_Your objective:_ Over all lines in the data below, count those holding "mreg" and give only the result.

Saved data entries
---

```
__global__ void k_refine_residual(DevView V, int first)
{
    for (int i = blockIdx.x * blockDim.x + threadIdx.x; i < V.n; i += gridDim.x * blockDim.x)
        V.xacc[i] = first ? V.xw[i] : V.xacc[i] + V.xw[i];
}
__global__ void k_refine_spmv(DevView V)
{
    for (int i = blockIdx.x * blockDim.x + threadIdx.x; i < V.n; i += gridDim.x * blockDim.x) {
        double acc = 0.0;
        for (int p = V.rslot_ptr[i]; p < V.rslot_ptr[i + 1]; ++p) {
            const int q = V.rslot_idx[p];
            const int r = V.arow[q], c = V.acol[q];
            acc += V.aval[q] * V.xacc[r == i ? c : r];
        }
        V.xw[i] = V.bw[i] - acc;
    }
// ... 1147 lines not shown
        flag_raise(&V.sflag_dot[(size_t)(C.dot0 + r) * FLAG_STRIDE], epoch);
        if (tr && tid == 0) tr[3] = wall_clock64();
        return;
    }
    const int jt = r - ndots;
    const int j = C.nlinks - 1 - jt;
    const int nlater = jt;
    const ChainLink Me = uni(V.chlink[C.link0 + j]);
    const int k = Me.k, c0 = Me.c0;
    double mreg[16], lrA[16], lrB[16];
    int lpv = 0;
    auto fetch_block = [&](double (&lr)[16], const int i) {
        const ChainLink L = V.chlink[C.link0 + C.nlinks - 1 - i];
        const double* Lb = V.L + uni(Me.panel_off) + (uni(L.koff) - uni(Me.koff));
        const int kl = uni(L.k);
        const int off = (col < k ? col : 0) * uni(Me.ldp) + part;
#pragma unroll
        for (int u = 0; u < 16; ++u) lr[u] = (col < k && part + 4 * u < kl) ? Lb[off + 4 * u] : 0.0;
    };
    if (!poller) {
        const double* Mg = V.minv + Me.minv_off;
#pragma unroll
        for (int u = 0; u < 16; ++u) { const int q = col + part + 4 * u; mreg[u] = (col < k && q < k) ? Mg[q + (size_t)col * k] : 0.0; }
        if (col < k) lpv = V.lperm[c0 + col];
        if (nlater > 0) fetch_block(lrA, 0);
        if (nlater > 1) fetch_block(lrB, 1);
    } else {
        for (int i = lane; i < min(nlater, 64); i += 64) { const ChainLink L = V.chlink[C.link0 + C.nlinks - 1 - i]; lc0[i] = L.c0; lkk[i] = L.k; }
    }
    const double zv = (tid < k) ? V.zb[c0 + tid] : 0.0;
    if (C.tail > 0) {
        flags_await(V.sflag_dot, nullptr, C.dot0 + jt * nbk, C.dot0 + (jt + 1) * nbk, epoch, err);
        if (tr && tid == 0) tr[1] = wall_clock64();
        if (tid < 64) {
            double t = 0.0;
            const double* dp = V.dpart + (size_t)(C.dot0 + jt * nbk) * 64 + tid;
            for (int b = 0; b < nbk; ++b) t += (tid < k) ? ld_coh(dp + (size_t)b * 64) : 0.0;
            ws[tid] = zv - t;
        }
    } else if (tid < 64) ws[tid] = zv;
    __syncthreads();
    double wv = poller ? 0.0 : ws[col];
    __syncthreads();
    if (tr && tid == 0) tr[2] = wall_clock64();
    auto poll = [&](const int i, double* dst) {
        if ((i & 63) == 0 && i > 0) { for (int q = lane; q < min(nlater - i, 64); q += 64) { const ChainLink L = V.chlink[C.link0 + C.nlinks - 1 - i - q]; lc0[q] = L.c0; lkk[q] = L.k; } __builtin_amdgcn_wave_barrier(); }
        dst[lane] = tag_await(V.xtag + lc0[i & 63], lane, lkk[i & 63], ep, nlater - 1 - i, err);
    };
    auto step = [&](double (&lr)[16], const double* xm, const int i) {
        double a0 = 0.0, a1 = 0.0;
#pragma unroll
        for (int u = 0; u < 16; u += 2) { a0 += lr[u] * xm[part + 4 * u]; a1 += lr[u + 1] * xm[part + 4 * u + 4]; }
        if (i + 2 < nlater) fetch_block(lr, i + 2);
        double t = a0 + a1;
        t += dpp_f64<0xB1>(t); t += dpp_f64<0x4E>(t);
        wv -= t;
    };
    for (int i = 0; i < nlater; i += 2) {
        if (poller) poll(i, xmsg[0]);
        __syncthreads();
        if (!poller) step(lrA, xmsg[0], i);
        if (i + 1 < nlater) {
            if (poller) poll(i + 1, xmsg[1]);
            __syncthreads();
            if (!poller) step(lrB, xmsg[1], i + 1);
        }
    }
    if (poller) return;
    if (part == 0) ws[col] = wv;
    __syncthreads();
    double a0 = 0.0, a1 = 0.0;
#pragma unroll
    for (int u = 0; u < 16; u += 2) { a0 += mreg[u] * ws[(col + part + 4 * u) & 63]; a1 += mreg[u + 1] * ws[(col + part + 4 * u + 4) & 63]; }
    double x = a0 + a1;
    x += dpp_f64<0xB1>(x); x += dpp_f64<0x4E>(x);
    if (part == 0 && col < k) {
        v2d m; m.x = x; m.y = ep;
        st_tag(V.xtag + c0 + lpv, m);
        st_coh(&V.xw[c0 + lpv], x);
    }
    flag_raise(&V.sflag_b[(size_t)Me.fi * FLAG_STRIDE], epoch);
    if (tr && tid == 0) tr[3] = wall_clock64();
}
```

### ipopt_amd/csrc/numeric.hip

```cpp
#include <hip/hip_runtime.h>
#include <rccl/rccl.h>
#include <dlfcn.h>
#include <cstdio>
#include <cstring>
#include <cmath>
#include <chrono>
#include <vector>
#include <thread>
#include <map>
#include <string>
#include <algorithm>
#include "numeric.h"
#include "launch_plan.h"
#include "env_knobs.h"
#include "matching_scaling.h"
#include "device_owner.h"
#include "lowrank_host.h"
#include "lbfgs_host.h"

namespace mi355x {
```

---

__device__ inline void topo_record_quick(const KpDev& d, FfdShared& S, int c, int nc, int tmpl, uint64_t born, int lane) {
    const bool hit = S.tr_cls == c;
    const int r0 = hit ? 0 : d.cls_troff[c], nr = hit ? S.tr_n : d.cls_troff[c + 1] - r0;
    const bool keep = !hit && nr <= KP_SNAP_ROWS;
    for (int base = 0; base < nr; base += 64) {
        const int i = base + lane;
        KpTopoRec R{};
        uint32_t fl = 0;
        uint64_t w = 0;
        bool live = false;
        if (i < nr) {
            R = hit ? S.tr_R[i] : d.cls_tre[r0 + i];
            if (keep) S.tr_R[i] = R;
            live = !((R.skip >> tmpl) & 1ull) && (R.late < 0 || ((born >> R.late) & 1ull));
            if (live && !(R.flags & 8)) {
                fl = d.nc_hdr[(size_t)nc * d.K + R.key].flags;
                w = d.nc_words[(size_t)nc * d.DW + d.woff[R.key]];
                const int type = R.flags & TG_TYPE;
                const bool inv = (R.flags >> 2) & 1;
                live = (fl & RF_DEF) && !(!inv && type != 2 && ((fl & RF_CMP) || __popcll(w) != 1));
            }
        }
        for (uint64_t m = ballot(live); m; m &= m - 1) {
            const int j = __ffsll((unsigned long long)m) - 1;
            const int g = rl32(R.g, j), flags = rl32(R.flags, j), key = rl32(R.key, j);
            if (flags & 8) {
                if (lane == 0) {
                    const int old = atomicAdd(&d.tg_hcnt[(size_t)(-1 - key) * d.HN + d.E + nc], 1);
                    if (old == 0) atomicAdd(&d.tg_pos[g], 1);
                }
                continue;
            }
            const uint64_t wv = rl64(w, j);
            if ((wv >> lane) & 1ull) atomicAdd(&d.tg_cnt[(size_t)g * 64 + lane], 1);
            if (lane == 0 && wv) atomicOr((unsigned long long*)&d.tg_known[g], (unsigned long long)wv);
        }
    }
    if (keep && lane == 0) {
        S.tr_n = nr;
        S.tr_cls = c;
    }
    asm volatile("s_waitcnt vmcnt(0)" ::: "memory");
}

---

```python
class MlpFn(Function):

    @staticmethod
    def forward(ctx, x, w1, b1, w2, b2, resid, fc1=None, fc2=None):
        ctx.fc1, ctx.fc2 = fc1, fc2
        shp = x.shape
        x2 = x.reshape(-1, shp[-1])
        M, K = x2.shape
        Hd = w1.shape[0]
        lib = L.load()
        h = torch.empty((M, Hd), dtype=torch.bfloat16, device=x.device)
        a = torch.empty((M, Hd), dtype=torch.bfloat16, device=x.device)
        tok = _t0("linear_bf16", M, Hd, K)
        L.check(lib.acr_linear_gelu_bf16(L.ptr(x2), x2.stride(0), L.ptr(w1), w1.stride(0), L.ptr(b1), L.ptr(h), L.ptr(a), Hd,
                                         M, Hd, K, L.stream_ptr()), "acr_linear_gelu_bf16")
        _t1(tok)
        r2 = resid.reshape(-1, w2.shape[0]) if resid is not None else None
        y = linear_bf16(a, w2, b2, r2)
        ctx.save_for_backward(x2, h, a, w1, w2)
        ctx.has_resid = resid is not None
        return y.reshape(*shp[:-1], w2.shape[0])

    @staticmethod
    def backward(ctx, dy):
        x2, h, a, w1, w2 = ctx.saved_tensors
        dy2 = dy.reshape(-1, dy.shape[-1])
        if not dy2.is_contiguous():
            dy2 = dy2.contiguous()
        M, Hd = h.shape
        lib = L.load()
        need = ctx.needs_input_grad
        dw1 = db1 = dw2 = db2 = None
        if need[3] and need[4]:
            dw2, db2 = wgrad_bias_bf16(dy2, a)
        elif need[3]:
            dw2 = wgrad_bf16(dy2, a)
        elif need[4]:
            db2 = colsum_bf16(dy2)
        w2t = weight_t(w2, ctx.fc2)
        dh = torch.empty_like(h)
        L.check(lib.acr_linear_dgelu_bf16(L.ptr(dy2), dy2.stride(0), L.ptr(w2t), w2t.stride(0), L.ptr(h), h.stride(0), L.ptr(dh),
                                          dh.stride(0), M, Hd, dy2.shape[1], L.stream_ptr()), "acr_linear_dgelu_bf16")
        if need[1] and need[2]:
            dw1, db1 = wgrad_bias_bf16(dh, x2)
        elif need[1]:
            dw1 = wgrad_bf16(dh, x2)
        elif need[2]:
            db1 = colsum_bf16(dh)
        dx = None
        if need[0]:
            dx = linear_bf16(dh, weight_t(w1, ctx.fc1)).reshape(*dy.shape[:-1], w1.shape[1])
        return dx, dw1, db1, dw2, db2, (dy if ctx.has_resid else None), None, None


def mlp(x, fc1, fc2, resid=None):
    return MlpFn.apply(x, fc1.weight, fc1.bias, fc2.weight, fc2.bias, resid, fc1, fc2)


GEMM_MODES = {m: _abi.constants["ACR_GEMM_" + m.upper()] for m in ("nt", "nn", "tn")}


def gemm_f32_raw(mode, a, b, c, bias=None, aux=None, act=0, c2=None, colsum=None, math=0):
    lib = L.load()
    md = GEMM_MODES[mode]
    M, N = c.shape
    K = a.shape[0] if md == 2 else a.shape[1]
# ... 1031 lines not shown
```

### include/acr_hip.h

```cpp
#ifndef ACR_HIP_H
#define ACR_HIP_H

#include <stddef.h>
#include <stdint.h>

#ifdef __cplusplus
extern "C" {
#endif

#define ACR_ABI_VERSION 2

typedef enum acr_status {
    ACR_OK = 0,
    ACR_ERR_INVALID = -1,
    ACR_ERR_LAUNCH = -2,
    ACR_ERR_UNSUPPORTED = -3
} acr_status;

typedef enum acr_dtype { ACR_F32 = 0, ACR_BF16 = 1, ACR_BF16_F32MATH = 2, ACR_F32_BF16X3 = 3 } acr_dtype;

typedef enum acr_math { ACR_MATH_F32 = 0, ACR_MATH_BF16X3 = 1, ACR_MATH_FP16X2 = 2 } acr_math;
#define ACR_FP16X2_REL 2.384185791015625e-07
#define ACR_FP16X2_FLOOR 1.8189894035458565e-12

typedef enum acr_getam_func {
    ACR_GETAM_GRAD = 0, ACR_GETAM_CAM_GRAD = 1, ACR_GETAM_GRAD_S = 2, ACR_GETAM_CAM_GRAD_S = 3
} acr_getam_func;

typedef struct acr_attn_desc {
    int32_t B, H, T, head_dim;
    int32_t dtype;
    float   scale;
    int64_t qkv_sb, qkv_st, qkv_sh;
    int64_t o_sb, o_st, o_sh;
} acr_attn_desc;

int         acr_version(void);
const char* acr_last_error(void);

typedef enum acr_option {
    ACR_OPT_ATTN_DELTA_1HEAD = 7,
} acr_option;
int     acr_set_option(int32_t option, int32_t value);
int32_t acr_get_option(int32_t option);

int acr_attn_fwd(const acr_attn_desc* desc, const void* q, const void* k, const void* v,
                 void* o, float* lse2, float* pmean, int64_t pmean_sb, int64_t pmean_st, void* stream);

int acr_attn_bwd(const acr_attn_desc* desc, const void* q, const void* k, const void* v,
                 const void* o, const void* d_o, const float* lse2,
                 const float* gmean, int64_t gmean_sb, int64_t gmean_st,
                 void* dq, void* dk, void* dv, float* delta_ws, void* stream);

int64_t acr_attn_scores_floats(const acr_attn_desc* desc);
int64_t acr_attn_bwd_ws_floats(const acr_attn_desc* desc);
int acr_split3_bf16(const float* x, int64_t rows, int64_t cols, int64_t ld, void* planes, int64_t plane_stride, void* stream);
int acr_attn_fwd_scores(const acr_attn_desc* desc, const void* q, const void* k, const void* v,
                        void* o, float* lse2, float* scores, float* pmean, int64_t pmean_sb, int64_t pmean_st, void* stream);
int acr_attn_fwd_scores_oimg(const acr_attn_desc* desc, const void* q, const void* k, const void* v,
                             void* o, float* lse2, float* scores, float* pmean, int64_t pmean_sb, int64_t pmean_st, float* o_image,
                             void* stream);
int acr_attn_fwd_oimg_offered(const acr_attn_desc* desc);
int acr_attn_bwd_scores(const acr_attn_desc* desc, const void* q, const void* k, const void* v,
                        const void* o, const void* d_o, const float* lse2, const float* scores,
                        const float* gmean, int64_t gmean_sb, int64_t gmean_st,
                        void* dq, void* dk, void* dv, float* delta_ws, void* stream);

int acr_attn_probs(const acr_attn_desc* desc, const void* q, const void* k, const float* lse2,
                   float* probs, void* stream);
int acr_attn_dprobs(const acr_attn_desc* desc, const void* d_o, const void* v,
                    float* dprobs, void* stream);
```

---

_Result of the task:_ 3